• **Provided records**
Content starts

# tp7/Sushi

Measured on NVIDIA H100. Metric: subtitle_events_per_s, higher is better.
Workload: dtype f32

## Files before the change

### sushi_b200/csrc/sb_fused2.cu

```cuda
#include "sb_internal.h"
#include <cmath>
#include <cstdlib>
#include <vector>

#include "sb_fused_common.cuh"
#include "sb_fft_smem.cuh"

using namespace sb;
using namespace sbf;

#ifndef SB_V2_SPECIAL_PREFETCH
#define SB_V2_SPECIAL_PREFETCH 1
#endif

namespace {

constexpr int QB = 16384;
constexpr int QT = 512;
constexpr int QNW = QT / 32;
constexpr int Q4 = QB / 4;
constexpr int QBLK = 256;
constexpr int QROW = kQuadRowF2 / 2;
__host__ __device__ constexpr int qa(int i) { return i < Q4 ? (i >> 8) * (2 * QBLK) + (i & (QBLK - 1)) : 2 * Q4; }
__host__ __device__ constexpr int qm(int i) { return i < Q4 ? qa(i) + QBLK : 2 * Q4 + 1; }
// ... 379 lines not shown
        int rq = 0, rs = 0;
        double dq = 0.0, ds = 0.0;
#pragma unroll
        for (int i = 0; i < 8; ++i) {
            const float wq = f_w0q + (is_u8 ? (float)rq : (float)dq);
            const float sit = fmaf(cc[i], f_scale, fmaf(f_b, is_u8 ? (float)rs : (float)ds, f_k0));
            const float num = fmaxf((wq + f_tsq) - 2.0f * sit, 0.0f);
            const float pr = wq * f_tsq;
            const float v = fminf(num * rsqrt_fast(pr), 1.0f);
            if (interior) { vf[c][i] = v; tmin = fminf(tmin, v); }
            else if (j0 + i >= jlo && j0 + i < jhi) { vf[c][i] = v; tmin = fminf(tmin, v); }
            else vf[c][i] = kSent;
            if (is_u8) {
                const int lo = (int)((lo8 >> (8 * i)) & 0xffu), hi = (int)((hi8 >> (8 * i)) & 0xffu);
                rq += hi * hi - lo * lo; rs += hi - lo;
            } else if (j0 + i + n < img_n) {
                const double lo = (double)img32[j0 + i], hi = (double)img32[j0 + i + n];
                dq += hi * hi - lo * lo; ds += hi - lo;
            }
        }
    }
    const float my_min = tmin;
#pragma unroll
    for (int o = 16; o > 0; o >>= 1) tmin = fminf(tmin, __shfl_xor_sync(0xffffffffu, tmin, o));
    if (lane == 0) s_min[warp] = tmin;
    if (is_u8) fence_proxy_async();
    csync<ID>();
    after_read();
    float bmin = s_min[0];
#pragma unroll
    for (int w = 1; w < NW; ++w) bmin = fminf(bmin, s_min[w]);
    const float thr = curve_out ? 1.5f : bmin + kScreenMargin;

    unsigned long long cand = 0;
    if (my_min <= thr) {
#pragma unroll
        for (int c = 0; c < ROUNDS; ++c)
#pragma unroll
            for (int i = 0; i < 8; ++i) cand |= (vf[c][i] <= thr) ? (1ull << (c * 8 + i)) : 0ull;
    }
    unsigned long long best = ~0ull;
    while (cand) {
        const int bit = __ffsll((long long)cand) - 1;
        cand &= cand - 1;
        const int m = (bit >> 3) * LAGS_PER_ROUND + tid * 8 + (bit & 7);
        const int64_t j = j_blk + m;
        const int jj = m >> 2;
        const int ca = (jj & 15) * kDA + ((jj >> 4) & 15) * kDB + 2 * (jj >> 8);
        const C2 E = buf.ld(ca), O = buf.ld(ca + 1);
        const float2 w = make_float2(kC32[jj >> 8], kS32[jj >> 8]);
        const bool second = (m & 2) != 0;
        const float er = second ? E.r.y : E.r.x, ei = second ? E.i.y : E.i.x, orr = second ? O.r.y : O.r.x, oi = second ? O.i.y : O.i.x;
        const float xr = fmaf(orr, w.x, fmaf(oi, -w.y, er)), xi = fmaf(orr, w.y, fmaf(oi, w.x, ei));
        const double cc = (double)((m & 1) ? xi : xr) * scale;
        const double2 p_hi = ipfx[j + n], p_lo = ipfx[j];
        const float v = sqdiff_exact(cc, p_hi.x - p_lo.x, p_hi.y - p_lo.y, a, b, tsum, tsq, n_ab);
        if (curve_out) curve_out[d.curveOff + (j - jlo)] = v;
        const unsigned long long key = ((unsigned long long)__float_as_uint(v) << 32) | (unsigned int)(j - jlo);
        best = key < best ? key : best;
    }
#pragma unroll
    for (int o = 16; o > 0; o >>= 1) {
        const unsigned long long other = __shfl_xor_sync(0xffffffffu, best, o);
        best = other < best ? other : best;
    }
    if (lane == 0) s_best[warp] = best;
    csync<ID>();
    if (tid == 0) {
        for (int w = 1; w < NW; ++w) best = s_best[w] < best ? s_best[w] : best;
        if (best != ~0ull) atomicMin(keys + it.q, best);
    }
}

template <int ID, typename AfterRead>
__device__ __forceinline__ void finish_item_v3(const Item& it, int tid, const Smem& sm, unsigned long long* s_bar, unsigned bar_parity,
                                               float* s_min, int2* s_w0, int64_t img_n,
                                               unsigned long long* __restrict__ keys, float* __restrict__ curve_out,
                                               AfterRead after_read, RunSink sink) {
    constexpr int NW = QNW, LB = QB, RUNS = 4;
    constexpr float kSent = 3.0e38f;
    const Buf& buf = sm.buf;
    const int lane = tid & 31, warp = tid >> 5;
    const QueryDesc& d = it.d;
    const int64_t j_blk = it.j_blk, n = d.tlen, jlo = d.lag0, jhi = d.lag0 + d.nlags;
    const double2* s_qc = reinterpret_cast<const double2*>(sm.end + kQueryConstOff());
    const double tsum = s_qc[0].x, tsq = s_qc[0].y, a = s_qc[1].x, b = s_qc[1].y;
    const double n_ab = (double)n * a * b;
    const double scale = 1.0 / (double)(2 * QB);
    const double k_const = a * tsum - n_ab;
    const float f_tsq = (float)tsq, f_b = (float)b;
    const float m2s = -2.0f * (float)scale, m2b = -2.0f * f_b;
    const bool interior = j_blk >= jlo && j_blk + LB <= jhi;
    const int64_t jt = j_blk + 32 * tid;
    constexpr float kRunQ = 7.0f * 255.0f * 255.0f;
    const float f_bm = fmaxf(f_b, 255.0f - f_b);
    const float f_delta = 1.02f * 7.0f * f_bm * f_bm + 1024.0f;
    const float rt = sqrtf(f_tsq), m_rt = kScreenMargin * rt, sat = (1.0f - kScreenMargin) * rt;
    const int ech = 8 * (tid & 1) * kDA + ((tid >> 1) & 15) * kDB + 2 * warp;
    const float wc = kC32[warp], ws = kS32[warp];

    mbar_wait(s_bar, bar_parity);
    unsigned lw[8], hw[8];
    {
        const uint4 l0 = *reinterpret_cast<const uint4*>(sm.lo + 32 * tid), l1 = *reinterpret_cast<const uint4*>(sm.lo + 32 * tid + 16);
        lw[0] = l0.x; lw[1] = l0.y; lw[2] = l0.z; lw[3] = l0.w; lw[4] = l1.x; lw[5] = l1.y; lw[6] = l1.z; lw[7] = l1.w;
        const int hi_off = (int)((j_blk + n) & 15);
        const uint4 h0 = *reinterpret_cast<const uint4*>(sm.hi + 32 * tid), h1 = *reinterpret_cast<const uint4*>(sm.hi + 32 * tid + 16),
                    h2 = *reinterpret_cast<const uint4*>(sm.hi + 32 * tid + 32);
        unsigned w[12] = {h0.x, h0.y, h0.z, h0.w, h1.x, h1.y, h1.z, h1.w, h2.x, h2.y, h2.z, h2.w};
        unsigned v[10], u[9];
#pragma unroll
        for (int k = 0; k < 10; ++k) v[k] = (hi_off & 8) ? w[k + 2] : w[k];
#pragma unroll
        for (int k = 0; k < 9; ++k) u[k] = (hi_off & 4) ? v[k + 1] : v[k];
        const unsigned sh = (unsigned)(hi_off & 3) * 8u;
#pragma unroll
        for (int k = 0; k < 8; ++k) hw[k] = __funnelshift_r(u[k], u[k + 1], sh);
    }
    int tq[RUNS], ts[RUNS];
#pragma unroll
    for (int r = 0; r < RUNS; ++r) {
        tq[r] = (int)__dp4a(hw[2 * r], hw[2 * r], __dp4a(hw[2 * r + 1], hw[2 * r + 1], 0u)) - (int)__dp4a(lw[2 * r], lw[2 * r], __dp4a(lw[2 * r + 1], lw[2 * r + 1], 0u));
        ts[r] = (int)__dp4a(hw[2 * r], 0x01010101u, __dp4a(hw[2 * r + 1], 0x01010101u, 0u)) - (int)__dp4a(lw[2 * r], 0x01010101u, __dp4a(lw[2 * r + 1], 0x01010101u, 0u));
    }
    const int Tq = (tq[0] + tq[1]) + (tq[2] + tq[3]), Ts = (ts[0] + ts[1]) + (ts[2] + ts[3]);
    int iq = Tq, is = Ts;
#pragma unroll
    for (int o = 1; o < 32; o <<= 1) {
        const int uq = __shfl_up_sync(0xffffffffu, iq, o), us = __shfl_up_sync(0xffffffffu, is, o);
        if (lane >= o) { iq += uq; is += us; }
    }
    const double2 b_lo = sm.base[warp * 2], b_hi = sm.base[warp * 2 + 1];
    const double Wq = b_hi.y - b_lo.y, Ws = b_hi.x - b_lo.x;
    const double Cw = Wq + tsq - 2.0 * (b * Ws + k_const);
    const int bi2 = 2 * (int)b;
    float run_lb[RUNS];
    float tmin = kSent;
    int oq = iq - Tq, os = is - Ts;
#pragma unroll
    for (int r = 0; r < RUNS; ++r) {
        s_w0[r * QT + tid] = make_int2(os, oq);
        const float f_w0q = (float)(Wq + 0.25 + (double)oq);
        const float f_A = (float)(Cw + (double)(oq - bi2 * os));
        float cc[8];
#pragma unroll
        for (int e = 0; e < 2; ++e) {
            const C2 E = buf.ld(ech + kDA * (2 * r + e)), O = buf.ld(ech + kDA * (2 * r + e) + 1);
            const float2 xr = fma2(O.r, bc(wc), fma2(O.i, bc(-ws), E.r));
            const float2 xi = fma2(O.r, bc(ws), fma2(O.i, bc(wc), E.i));
            cc[4 * e + 0] = xr.x; cc[4 * e + 1] = xi.x; cc[4 * e + 2] = xr.y; cc[4 * e + 3] = xi.y;
        }
        const float cmax = fmaxf(fmaxf(fmaxf(cc[0], cc[1]), fmaxf(cc[2], cc[3])), fmaxf(fmaxf(cc[4], cc[5]), fmaxf(cc[6], cc[7])));
        const int64_t j0 = jt + 8 * r;
        const bool some = interior || (j0 < jhi && j0 + 8 > jlo);
        const bool inside = interior || (j0 >= jlo && j0 + 8 <= jhi);
        const float lbn = fmaf(cmax, m2s, f_A - f_delta), ubn = lbn + 2.0f * f_delta;
        const float lbv = lbn * rsqrt_fast(f_w0q + kRunQ) * 0.999999f;
        run_lb[r] = !some ? kSent : (lbn >= 0.f ? lbv : -kSent);
        const float ubv = ubn * rsqrt_fast(f_w0q - kRunQ) * 1.000001f;
        if (inside && f_w0q > 4.0f * kRunQ && ubn >= 0.f) tmin = fminf(tmin, ubv);
        oq += tq[r]; os += ts[r];
    }
#pragma unroll
    for (int o = 16; o > 0; o >>= 1) tmin = fminf(tmin, __shfl_xor_sync(0xffffffffu, tmin, o));
    if (lane == 0) s_min[warp] = tmin;
    fence_proxy_async();
    csync<ID>();
    static_assert(NW == 16, "block minimum over 16 warps");
    float bmin = s_min[lane & (NW - 1)];
#pragma unroll
    for (int o = NW / 2; o > 0; o >>= 1) bmin = fminf(bmin, __shfl_xor_sync(0xffffffffu, bmin, o));
    const float thr = bmin + m_rt;
    const bool all = curve_out != nullptr || !(bmin < sat);
    unsigned left = 0;
#pragma unroll
    for (int r = 0; r < RUNS; ++r) left |= (run_lb[r] <= thr || (all && run_lb[r] < kSent)) ? (1u << r) : 0u;
    if (left && sink.recs != nullptr && !all) {
#pragma unroll 1
        for (int r = 0; r < RUNS; ++r) {
            if (!((left >> r) & 1u)) continue;
            const int slot = atomicAdd(sink.s_cnt, 1);
            if (slot >= kRunSlots) break;
            float cc[8];
            const int k3 = warp;
#pragma unroll
            for (int e = 0; e < 2; ++e) {
                const C2 E = buf.ld(ech + kDA * (2 * r + e)), O = buf.ld(ech + kDA * (2 * r + e) + 1);
                const float2 w = make_float2(kC32[k3], kS32[k3]);
                const float2 xr = fma2(O.r, bc(w.x), fma2(O.i, bc(-w.y), E.r));
                const float2 xi = fma2(O.r, bc(w.y), fma2(O.i, bc(w.x), E.i));
                cc[4 * e + 0] = xr.x; cc[4 * e + 1] = xi.x; cc[4 * e + 2] = xr.y; cc[4 * e + 3] = xi.y;
            }
            float4* r4 = reinterpret_cast<float4*>(sink.recs + slot);
            const int64_t j0 = jt + 8 * r;
            *reinterpret_cast<int4*>(r4) = make_int4(it.q, 1, (int)(unsigned)(j0 & 0xffffffffll), (int)(j0 >> 32));
            r4[1] = make_float4(cc[0], cc[1], cc[2], cc[3]);
            r4[2] = make_float4(cc[4], cc[5], cc[6], cc[7]);
            left &= ~(1u << r);
        }
    }
    unsigned long long best = ~0ull;
    if (__any_sync(0xffffffffu, left != 0u)) {
        unsigned cand = 0;
#pragma unroll 1
        for (int r = 0; r < RUNS; ++r) {
            const bool sel = (left >> r) & 1u;
            if (!__any_sync(0xffffffffu, sel)) continue;
            const int64_t j0 = jt + 8 * r;
            float cc[8];
#pragma unroll
            for (int e = 0; e < 2; ++e) {
                const C2 E = buf.ld(ech + kDA * (2 * r + e)), O = buf.ld(ech + kDA * (2 * r + e) + 1);
                const float2 xr = fma2(O.r, bc(wc), fma2(O.i, bc(-ws), E.r));
                const float2 xi = fma2(O.r, bc(ws), fma2(O.i, bc(wc), E.i));
                cc[4 * e + 0] = xr.x; cc[4 * e + 1] = xi.x; cc[4 * e + 2] = xr.y; cc[4 * e + 3] = xi.y;
            }
            const unsigned long long lo8 = *reinterpret_cast<const unsigned long long*>(sm.lo + 32 * tid + 8 * r);
            const int hb = (int)((j_blk + n) & 15) + 32 * tid + 8 * r;
            const unsigned long long h0 = *reinterpret_cast<const unsigned long long*>(sm.hi + (hb & ~7));
            const unsigned long long h1 = *reinterpret_cast<const unsigned long long*>(sm.hi + (hb & ~7) + 8);
            const unsigned shb = (unsigned)(hb & 7) * 8u;
            const unsigned long long hi8 = shb ? ((h0 >> shb) | (h1 << (64u - shb))) : h0;
            const int2 off = s_w0[r * QT + tid];
            const float f_w0q = (float)(Wq + 0.25 + (double)off.y);
            const float f_A = (float)(Cw + (double)(off.y - bi2 * off.x));
            float v8[8];
            float vmin = kSent;
            int rq = 0, rs = 0;
#pragma unroll
            for (int i = 0; i < 8; ++i) {
                const float frq = (float)rq;
                const float num = fmaf(cc[i], m2s, fmaf(m2b, (float)rs, f_A + frq));
                const float v = num * rsqrt_fast(f_w0q + frq);
                const bool valid = sel && j0 + i >= jlo && j0 + i < jhi;
                v8[i] = valid ? v : kSent;
                vmin = fminf(vmin, v8[i]);
                const int lo = (int)((lo8 >> (8 * i)) & 0xffu), hi = (int)((hi8 >> (8 * i)) & 0xffu);
                const int dd = hi - lo;
                rq += (hi + lo) * dd; rs += dd;
            }
#pragma unroll
            for (int o = 16; o > 0; o >>= 1) vmin = fminf(vmin, __shfl_xor_sync(0xffffffffu, vmin, o));
            const float thrw = fminf(thr, vmin + m_rt);
#pragma unroll
            for (int i = 0; i < 8; ++i) cand |= (v8[i] < kSent && (v8[i] <= thrw || all)) ? (1u << (r * 8 + i)) : 0u;
        }
        while (cand) {
            const int bit = __ffs((int)cand) - 1;
            cand &= cand - 1;
            const int r = bit >> 3, i = bit & 7;
            const int m = 32 * tid + bit;
            const int64_t j = j_blk + m;
            const int jj = m >> 2;
            const int ca = (jj & 15) * kDA + ((jj >> 4) & 15) * kDB + 2 * (jj >> 8);
            const C2 E = buf.ld(ca), O = buf.ld(ca + 1);
            const float2 w = make_float2(kC32[jj >> 8], kS32[jj >> 8]);
            const bool second = (m & 2) != 0;
            const float er = second ? E.r.y : E.r.x, ei = second ? E.i.y : E.i.x, orr = second ? O.r.y : O.r.x, oi = second ? O.i.y : O.i.x;
            const float xr = fmaf(orr, w.x, fmaf(oi, -w.y, er)), xi = fmaf(orr, w.y, fmaf(oi, w.x, ei));
            const double cc = (double)((m & 1) ? xi : xr) * scale;
            const unsigned long long lo8 = *reinterpret_cast<const unsigned long long*>(sm.lo + 32 * tid + 8 * r);
            const int hb = (int)((j_blk + n) & 15) + 32 * tid + 8 * r;
            const unsigned long long h0 = *reinterpret_cast<const unsigned long long*>(sm.hi + (hb & ~7));
            const unsigned long long h1 = *reinterpret_cast<const unsigned long long*>(sm.hi + (hb & ~7) + 8);
            const unsigned shb = (unsigned)(hb & 7) * 8u;
            const unsigned long long hi8 = shb ? ((h0 >> shb) | (h1 << (64u - shb))) : h0;
            const unsigned long long keep = i ? (~0ull >> (8 * (8 - i))) : 0ull;
            const unsigned la = (unsigned)(lo8 & keep), lb = (unsigned)((lo8 & keep) >> 32), ha = (unsigned)(hi8 & keep), hb2 = (unsigned)((hi8 & keep) >> 32);
            const int rq = (int)__dp4a(ha, ha, __dp4a(hb2, hb2, 0u)) - (int)__dp4a(la, la, __dp4a(lb, lb, 0u));
            const int rs = (int)__dp4a(ha, 0x01010101u, __dp4a(hb2, 0x01010101u, 0u)) - (int)__dp4a(la, 0x01010101u, __dp4a(lb, 0x01010101u, 0u));
            const int2 off = s_w0[r * QT + tid];
            const double wsum = (Ws + (double)off.x) + (double)rs, wsq = (Wq + (double)off.y) + (double)rq;
            const float v = sqdiff_exact(cc, wsum, wsq, a, b, tsum, tsq, n_ab);
            if (curve_out) curve_out[d.curveOff + (j - jlo)] = v;
            const unsigned long long key = ((unsigned long long)__float_as_uint(v) << 32) | (unsigned int)(j - jlo);
            best = key < best ? key : best;
        }
        if (best != ~0ull) atomicMin(keys + it.q, best);
    }
    fence_proxy_async();
    csync<ID>();
    after_read();
}
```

Content ends

For every line above that includes the string "vmin", copy the line.

            float vmin = kSent;
                vmin = fminf(vmin, v8[i]);
            for (int o = 16; o > 0; o >>= 1) vmin = fminf(vmin, __shfl_xor_sync(0xffffffffu, vmin, o));
            const float thrw = fminf(thr, vmin + m_rt);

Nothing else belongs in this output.